This Week in European Tech: Visa takes over Tink, Mollie valued at €5.4 billion, EA buys Playdemic studio in £1 billion deal, and more

This Week in European Tech: Visa takes over Tink, Mollie valued at €5.4 billion, EA buys Playdemic studio in £1 billion deal, and more

Happy Friday!

This week, our research team tracked 110+ deals funding deals worth more than €2.9 billion in aggregate, as well as 20+ exit deals across Europe, including Russia, Israel, and Turkey.

As always, we are putting all of them together for you in a handy list sent in our round-up newsletter (note: the full list is for paying customers only).

Recently, we also started publishing 'Today in European Tech', a daily round-up of deals and news stories that caught our attention. Keeping you updated on all things EU tech is our priority!

Today, instead of a daily round-up we give you an overview of the 10 biggest European tech news items for the past week (subscribe to our free newsletter to get this round-up in your inbox every Monday morning).

1) Visa takes over Sweden's Tink for €1.8 billion

Payments giant Visa has announced a definitive agreement to purchase Stockholm’s open banking platform Tink for €1.8 billion, including cash and retention incentives.

2) Mucho money for Mollie

Mollie, an Amsterdam-based startup that provides a way for businesses to integrate payments into sites, documents and other services by way of an API, has raised €665 million in an all-equity round that values the company at €5.4 billion.

3) Forto scores $240 million in growth funding

Berlin-based digital freight forwarding and supply chain solutions provider Forto has raised a hefty $240 million. With this round, Forto now weighs in at a $1.2 billion valuation.

4) Edtech firm GoStudent raises monster round to scale up

SoftBank, Tencent and other leading investors are betting that the next big online education company will come out of Europe. Vienna-based online tutoring startup GoStudent has raised €205 million in a bumper investment round that values the five-year-old firm at €1.4 billion.

5) EA buys UK gaming studio Playdemic in £1 billion deal

Videogame giant Electronic Arts has swooped for Cheshire, UK-headquartered Playdemic in a £1 billion deal. Playdemic, founded in 2010 and led by CEO Paul Gouge, is the studio behind hit mobile game Golf Clash.

6) EU opens probe into Google's adtech business

Google was in the EU antitrust spotlight again on Tuesday as regulators opened an investigation into whether its digital advertising business gives the Alphabet unit an unfair advantage over rivals and advertisers.

7) When rivals merge: Raisin and Deposit Solutions become one

Two of Germany's largest fintech scale-ups, Raisin and Deposit Solutions, are merging into a new pan-European group called Raisin DS. The combined entity made up of the two firmer rivals will be headquartered in Berlin and will have around 400 banking partners as well as over 500 employees.
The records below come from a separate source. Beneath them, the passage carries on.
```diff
diff --git a/demo-learned-point-cloud-compression_amd/csrc/rans_gate.h b/demo-learned-point-cloud-compression_amd/csrc/rans_gate.h
--- a/demo-learned-point-cloud-compression_amd/csrc/rans_gate.h
+++ b/demo-learned-point-cloud-compression_amd/csrc/rans_gate.h
@@ -8,6 +8,19 @@
   void (*fn)(void* user, int chunk);
   void* user;
 };
+struct PccRansChunks {
+  const int16_t* const* sym_at;
+  const uint8_t* const* idx_at;
+};
+constexpr int kPccSymPiecesMax = 4;
+struct PccSymPieces {
+  int n;
+  int64_t lo[kPccSymPiecesMax], len[kPccSymPiecesMax], base[kPccSymPiecesMax];
+};
+struct pcc_ctx;
+int pcc_gaussian_quant16_pieces(pcc_ctx* ctx, const float* d_y, const float* d_params, int64_t n, int c,
+                                const float* d_scale, int q, const float* d_table, int n_tab, uint8_t* d_out,
+                                const PccSymPieces* pieces, int32_t* d_flag);
 struct PccRansTables;
 PccRansTables* pcc_rans_tables_build(const int32_t* h_cdfs, int cdf_pitch, const int32_t* h_sizes,
                                      const int32_t* h_offsets, int n_cdf);
@@ -26,6 +39,9 @@
                            int cdf_pitch, const int32_t* h_sizes, const int32_t* h_offsets, int n_cdf,
                            uint8_t* h_out, int64_t cap, int64_t* h_len, const PccRansGate* gate,
                            const PccRansTables* tables, PccRansSeek* seek);
+int pcc_rans_encode16_chunks(const PccRansChunks* chunks, int64_t n, const int32_t* h_cdfs, int cdf_pitch,
+                             const int32_t* h_sizes, const int32_t* h_offsets, int n_cdf, uint8_t* h_out, int64_t cap,
+                             int64_t* h_len, const PccRansGate* gate, const PccRansTables* tables, PccRansSeek* seek);
 int pcc_rans_decode8_range(const uint8_t* h_in, int64_t len, const uint8_t* h_idx, int64_t n, const int32_t* h_cdfs,
                            int cdf_pitch, const int32_t* h_sizes, const int32_t* h_offsets, int n_cdf, int32_t* h_sym,
                            const PccRansTables* tables, int64_t i_lo, int64_t i_hi, uint64_t state_in, int64_t word_in,
diff --git a/demo-learned-point-cloud-compression_amd/csrc/rans_host.cpp b/demo-learned-point-cloud-compression_amd/csrc/rans_host.cpp
--- a/demo-learned-point-cloud-compression_amd/csrc/rans_host.cpp
+++ b/demo-learned-point-cloud-compression_amd/csrc/rans_host.cpp
@@ -100,7 +100,7 @@
 int encode_stream(const SymT* sym, const IdxT* idx, int64_t n, const int32_t* cdfs, int pitch,
                   const int32_t* sizes, const int32_t* offsets, int n_cdf, uint8_t* out, int64_t cap,
                   int64_t* len, char* err, size_t errlen, const PccRansGate* gate = nullptr,
-                  const EncTables* pre = nullptr, PccRansSeek* seek = nullptr) {
+                  const EncTables* pre = nullptr, PccRansSeek* seek = nullptr, const PccRansChunks* at = nullptr) {
   size_t buf_words = (size_t)(n / 2 + n / 8) + 1024;
   std::unique_ptr<uint32_t[]> buf(new uint32_t[buf_words]);
   EncTables local;
@@ -123,16 +123,19 @@
     for (int ch = 0; ch < n_chunks; ++ch) {
     const int64_t c_hi = (ch == 0 ? n : gate->bound[ch - 1]) - 1, c_lo = gate ? gate->bound[ch] : 0;
     if (gate) gate->fn(gate->user, ch);
+    const SymT* csym = at ? (const SymT*)at->sym_at[ch] : sym;
+    const IdxT* cidx = at ? (const IdxT*)at->idx_at[ch] : idx;
+    const int64_t c_at = at ? c_lo : 0;
     for (int64_t i_hi = c_hi; i_hi >= c_lo;) {
     const int64_t i_lo = (sk >= 0 && seek->index[sk] > c_lo) ? std::min<int64_t>(seek->index[sk], i_hi + 1) : c_lo;
     for (int64_t i = i_hi; i >= i_lo; --i) {
-      const int32_t ci = (int32_t)idx[i];
+      const int32_t ci = (int32_t)cidx[i - c_at];
       if ((uint32_t)ci >= (uint32_t)n_cdf) {
         snprintf(err, errlen, "rans encode: index %d out of range at %lld", ci, (long long)i);
         return PCC_E_ARG;
       }
       const int32_t max_value = sizes[ci] - 2;
-      int32_t value = (int32_t)sym[i] - offsets[ci];
+      int32_t value = (int32_t)csym[i - c_at] - offsets[ci];
       if ((uint32_t)value >= (uint32_t)max_value) {
         uint32_t raw;
         if (value < 0) raw = (uint32_t)(-2 * (int64_t)value - 1);
@@ -452,6 +455,30 @@
   return rc;
 }
 
+int pcc_rans_encode16_chunks(const PccRansChunks* chunks, int64_t n, const int32_t* h_cdfs, int cdf_pitch,
+                             const int32_t* h_sizes, const int32_t* h_offsets, int n_cdf, uint8_t* h_out, int64_t cap,
+                             int64_t* h_len, const PccRansGate* gate, const PccRansTables* tables, PccRansSeek* seek) {
+  bool ok = h_len && n >= 0 && chunks && chunks->sym_at && chunks->idx_at && h_cdfs && h_sizes && h_offsets && h_out &&
+            cdf_pitch >= 2 && n_cdf >= 1 && gate && gate_ok(gate, n, true);
+  for (int c = 0; ok && c < gate->n_chunks; ++c)
+    ok = (c == 0 ? n : gate->bound[c - 1]) == gate->bound[c] || (chunks->sym_at[c] && chunks->idx_at[c]);
+  if (!ok) {
+    pcc_set_error("pcc_rans_encode16_chunks: bad argument");
+    return PCC_E_ARG;
+  }
+  if (seek)
+    for (int k = 0; k < seek->n; ++k)
+      if (!seek->index || !seek->state || !seek->word || (k > 0 && seek->index[k] < seek->index[k - 1])) {
+        pcc_set_error("pcc_rans_encode16_chunks: seek indexes must ascend");
+        return PCC_E_ARG;
+      }
+  char err[256] = {0};
+  const int rc = encode_stream((const int16_t*)nullptr, (const uint8_t*)nullptr, n, h_cdfs, cdf_pitch, h_sizes, h_offsets,
+                               n_cdf, h_out, cap, h_len, err, sizeof(err), gate, tables ? &tables->enc : nullptr, seek, chunks);
+  if (rc != PCC_OK) pcc_set_error("pcc_rans_encode16_chunks: %s", err);
+  return rc;
+}
+
 int pcc_rans_decode8_range(const uint8_t* h_in, int64_t len, const uint8_t* h_idx, int64_t n, const int32_t* h_cdfs,
                            int cdf_pitch, const int32_t* h_sizes, const int32_t* h_offsets, int n_cdf, int32_t* h_sym,
                            const PccRansTables* tables, int64_t i_lo, int64_t i_hi, uint64_t state_in, int64_t word_in,
```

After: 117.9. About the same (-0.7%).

8) Aircall dials up $120 million in fresh funding

French cloud-based phone system and call centre platform Aircall has raised $120 million and now sits at a valuation of over $1 billion.

9) Call for a ban on facial recognition tech in public spaces

Europe's two privacy watchdogs teamed up to call for a ban on the use of facial recognition in public spaces, going against draft European Union rules which would allow the technology to be used for public security reasons.

10) Germany launches antitrust probe against Apple

Germany’s competition authority, the FCO, has completed its Big Tech GAFA ‘bingo’ card by opening a proceeding against Apple. As with similar investigations already opened this year — into Amazon, Facebook and Google — the proceeding will determine whether or not the iPhone maker meets the threshold of Germany’s updated competition law.


Patient capital in European healthtech, with Fiona Pathiraja, Crista Galli Ventures.

Bonus link(s):

- The European Union will invest nearly €9 billion in European space programs over the period of 2021 to 2027, the European Space Agency (ESA) said.

- A ruling by Europe’s top court has shed some light on the conditions under which content-sharing platforms are exempted from responsibility for copyright infringements, with potentially far-reaching implications for the EU’s Copyright Directive and the Digital Services Act.

- Google's YouTube won its latest copyright-infringement challenge after Europe's top court said online platforms are not liable for users uploading unauthorised works unless the platforms failed to take quick action to remove or block access to the content.

- The European Commission laid out its vision for a Joint Cyber Unit to tackle evolving cyberthreats and to increase European resilience.